▶ _Exercise description_
Would you show every line from the records that holds "hipSuccess"?

▶ _Extracted data_
+  static const bool on = [] {
+    const char* e = dlsim::ab_getenv("DLSIM_DEFER_BURST");
+    return !(e && e[0] == '0');
+  }();
+  return on;
+}
+constexpr unsigned kDeferLdsKB = 96;
+inline unsigned defer_lds_bytes() {
+  static const unsigned b = [] {
+    const char* e = dlsim::ab_getenv("DLSIM_DEFER_LDS_KB");
+    return (e ? static_cast<unsigned>(std::atoi(e)) : kDeferLdsKB) * 1024u;
+  }();
+  return b;
+}
+template <class K> hipError_t defer_launch_lds(K k, unsigned blocks, unsigned* lds) {
+  *lds = blocks > static_cast<unsigned>(device_cus()) ? defer_lds_bytes() : 0;
+  if (*lds <= 64 * 1024) return hipSuccess;
+  return hipFuncSetAttribute(reinterpret_cast<const void*>(k), hipFuncAttributeMaxDynamicSharedMemorySize,
+                             static_cast<int>(*lds));
+}
 template <class Op, class S, int NF, int RC>
 hipError_t launch_defer_kernel(const S& s, int n, void* out, size_t nvec, size_t nelem, int R, unsigned blocks,
                                hipStream_t st) {
+  if constexpr (NF > kDeferBurst && RC == 0) {
+    if (R <= kDeferBurstMaxRows && defer_burst_on()) {
+      const auto k =
+          dlsim::k_wreduce_defer_pre_b<kDeferBurst, Op, S, NF, group_size<Op>(), defer_rmax<Op, NF>(), kDeferU, kStore>;
+      unsigned lds = 0;
+      if (const hipError_t e = defer_launch_lds(k, blocks, &lds); e != hipSuccess) return e;
+      hipLaunchKernelGGL(k, dim3(blocks), dim3(dlsim::kDeferBlock), lds, st, nvec, out, pre_ptr(s, NF, 0),
+                         pre_ptr(s, NF, 1), pre_ptr(s, NF, 2), pre_ptr(s, NF, 3), pre_ptr(s, NF, 4), s, n, R, nelem);
+      return hipGetLastError();
+    }
+  }
   if constexpr (NF > 0) {
-    hipLaunchKernelGGL(
-        (dlsim::k_wreduce_defer_pre<Op, S, NF, group_size<Op>(), defer_rmax<Op, NF>(), kDeferU, kStore, RC>),
-        dim3(blocks), dim3(dlsim::kDeferBlock), 0, st, nvec, out, pre_ptr(s, NF, 0), pre_ptr(s, NF, 1),
-        pre_ptr(s, NF, 2), pre_ptr(s, NF, 3), pre_ptr(s, NF, 4), s, n, R, nelem);
+    const auto k = dlsim::k_wreduce_defer_pre<Op, S, NF, group_size<Op>(), defer_rmax<Op, NF>(), kDeferU, kStore, RC>;
+    unsigned lds = 0;
+    if (const hipError_t e = defer_launch_lds(k, blocks, &lds); e != hipSuccess) return e;
+    hipLaunchKernelGGL(k, dim3(blocks), dim3(dlsim::kDeferBlock), lds, st, nvec, out, pre_ptr(s, NF, 0),
+                       pre_ptr(s, NF, 1), pre_ptr(s, NF, 2), pre_ptr(s, NF, 3), pre_ptr(s, NF, 4), s, n, R, nelem);
   } else {
     hipLaunchKernelGGL(
         (dlsim::k_wreduce_defer<Op, S, NF, group_size<Op>(), defer_rmax<Op, NF>(), kDeferU, kStore, RC>),
diff --git a/decentralized-learning-simulator_amd/csrc/wreduce_kernels.hpp b/decentralized-learning-simulator_amd/csrc/wreduce_kernels.hpp
--- a/decentralized-learning-simulator_amd/csrc/wreduce_kernels.hpp
+++ b/decentralized-learning-simulator_amd/csrc/wreduce_kernels.hpp
@@ -379,6 +379,7 @@
   const void* p[NB];
   W w[NB];
   float div;
+  static constexpr bool kPadded = true;
   __device__ const void* ptr(int i) const { return p[i]; }
   __device__ W wt(int i) const { return w[i]; }
   __device__ float divisor() const { return div; }
@@ -389,6 +390,7 @@
   const void* const* p;
   const W* w;
   float div;
+  static constexpr bool kPadded = false;
   __device__ const void* ptr(int i) const { return p[i]; }
   __device__ W wt(int i) const { return w[i]; }
   __device__ float divisor() const { return div; }
@@ -635,13 +637,121 @@
 #pragma unroll
   for (int r = 0; r < RC; ++r) store_vec<STP>(o, base + static_cast<size_t>(r) * kDeferBlock, res[r]);
 }
-template <class Op, class S, int NF, int G, int RMAX, int U, int STP>
+template <class Op, class S, int G, int U, bool FULL>
+__device__ __forceinline__ void defer_burst_group(const S& s, int i0, int cnt, size_t base, int r0, int R, bool first,
+                                                  acc_t<Op> (&a)[U][1][Op::E]) {
+  static_assert(G % 2 == 0, "bursts of two inputs");
+  static_assert(S::kPadded, "reads all G slots of the remainder group");
+  typedef __attribute__((address_space(1))) const u32x4* GlobalVec;
+  GlobalVec p[G];
+  wt_t<Op> w[G];
+#pragma unroll
+  for (int g = 0; g < G; ++g) {
+    p[g] = (GlobalVec)s.ptr(i0 + g);
+    w[g] = s.wt(i0 + g);
+  }
+#pragma unroll
+  for (int g = 0; g < G; ++g) asm volatile("" : "+s"(p[g]), "+s"(w[g]));
+  size_t v[U];
+#pragma unroll
+  for (int u = 0; u < U; ++u) v[u] = base + static_cast<size_t>(r0 + u < R ? r0 + u : r0) * kDeferBlock;
+  __builtin_amdgcn_sched_barrier(0);
+#pragma unroll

▶ _Finished task_
+  if (*lds <= 64 * 1024) return hipSuccess;
+      if (const hipError_t e = defer_launch_lds(k, blocks, &lds); e != hipSuccess) return e;
+    if (const hipError_t e = defer_launch_lds(k, blocks, &lds); e != hipSuccess) return e;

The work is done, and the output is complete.